Hope these suggestion help.


----------



## ArdenGrange (Apr 8, 2013)

An economical gluten free option is to add 1 teaspoon of very well cooked lentils to each 100g of food. (Lentils can make some dogs a bit windy but cooking them well should help avoid this as will introducing them at half a teaspoon/100g to start with). 

I'm guessing his stools are ok from your post but if they are on the soft side sometimes then sorting that part out should have a positive effect on the anal gland emptying mechanism, but he may be a boy who just doesn't have the glands positioned optimally and will always need a helping hand. 

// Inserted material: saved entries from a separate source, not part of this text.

template <int VPT>
__global__ __launch_bounds__(kStreamBlock) void csr_stream_tiles(
    const int *__restrict__ row_ptr, const int *__restrict__ col_ind, const double *__restrict__ val,
    const double *__restrict__ x, double *__restrict__ y, const int *__restrict__ tile_row,
    double *__restrict__ carry, int rows, int nnz, int ntiles, int tile_group)
{
    constexpr int TILE = kStreamBlock * VPT;
    constexpr int QCAP = TILE / kLongRow + 1;
    __shared__ double prod[TILE];
    __shared__ int long_rows[QCAP];
    __shared__ int long_count;

    const int b = tile_of_block(blockIdx.x, tile_group);
    if (b >= ntiles)
        return;
    const int t = threadIdx.x;
    const long long s = (long long)b * TILE;
    const int e = (int)(s + TILE < (long long)nnz ? s + TILE : (long long)nnz);
    if (t == 0)
        long_count = 0;
    const int rlo = tile_row[b];
    const int rhi = tile_row[b + 1];

    const long long j0 = s + (long long)t * VPT;
    double p[VPT];
    if (j0 + VPT <= (long long)nnz) {
        int c[VPT];
        double v[VPT];
#pragma unroll
        for (int k = 0; k < VPT; k += 4)
            *reinterpret_cast<int4 *>(&c[k]) = *reinterpret_cast<const int4 *>(col_ind + j0 + k);
#pragma unroll
        for (int k = 0; k < VPT; k += 2)
            *reinterpret_cast<double2 *>(&v[k]) = *reinterpret_cast<const double2 *>(val + j0 + k);
#pragma unroll
        for (int k = 0; k < VPT; ++k)
            p[k] = v[k] * x[c[k]];
    } else {
#pragma unroll
        for (int k = 0; k < VPT; ++k)
            p[k] = (j0 + k < (long long)nnz) ? val[j0 + k] * x[col_ind[j0 + k]] : 0.0;
    }
#pragma unroll
    for (int k = 0; k < VPT; k += 2)
        *reinterpret_cast<double2 *>(&prod[t * VPT + k]) = make_double2(p[k], p[k + 1]);
    __syncthreads();

    const int lo = (int)s;
    if (t < 64) {
        const int first = rlo < rows ? row_ptr[rlo] : nnz;
        const int head = (first < e ? first : e) - lo;
        double acc = 0.0;
        for (int i = t; i < head; i += 64)
            acc += prod[i];
        acc = shfl_down_sum<64>(acc);
        if (t == 0)
            carry[b] = acc;
    }

    for (int r = rlo + t; r < rhi; r += kStreamBlock) {
        const int a = row_ptr[r];
        const int nxt = row_ptr[r + 1];
        const int z = nxt < e ? nxt : e;
        if (z - a <= kLongRow) {
            double acc = 0.0;
            for (int i = a - lo; i < z - lo; ++i)
                acc += prod[i];
            y[r] = acc;
        } else {
            long_rows[atomicAdd(&long_count, 1)] = r;
        }
    }
    __syncthreads();

    const int nlong = long_count;
    const int lane = t & 63;
    for (int q = t >> 6; q < nlong; q += kStreamBlock / 64) {
        const int r = long_rows[q];
        const int a = row_ptr[r];
        const int nxt = row_ptr[r + 1];
        const int z = nxt < e ? nxt : e;
        double acc = 0.0;
        for (int i = a - lo + lane; i < z - lo; i += 64)
            acc += prod[i];
        acc = shfl_down_sum<64>(acc);
        if (lane == 0)
            y[r] = acc;
    }
}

Be careful not to overdo the fibre as too much can be a problem as well.


----------



## Lilylass (Sep 13, 2012)

I feel your pain (or rather you're dogs!) - Maisie has had terrible trouble with hers

I've been adding Protexin Profibre  to her breakfast and some bran at dinner time - as well as improving the quality of food she's getting

Her stool are now really firm (I'd say 95% of the time *sigh*) and she does get a bone now & then (which makes them like rocks ) BUT she still has problems with her glands ......


----------



## Twiggy (Jun 24, 2010)

Lilylass said:


> I feel your pain (or rather you're dogs!) - Maisie has had terrible trouble with hers
> 
> I've been adding Protexin Profibre to her breakfast and some bran at dinner time - as well as improving the quality of food she's getting
> 
> Her stool are now really firm (I'd say 95% of the time *sigh*) and she does get a bone now & then (which makes them like rocks ) BUT she still has problems with her glands ......


Yup I agree. I had a bitch who's anal glands needed emptying at least every two weeks and her poos were always rock solid.

In my experience if they suffer from anal gland problems as youngsters they very often cease to have problems by the time they get to 4-5 yrs old. Whereas if they develop anal glands problems later (around 7-8 yrs old) they tend to need them emptying regularly from then on.


----------



## Sled dog hotel (Aug 11, 2010)

Dont know if this may be any help, Not something Ive had personal experience of using but spotted when looking for something else.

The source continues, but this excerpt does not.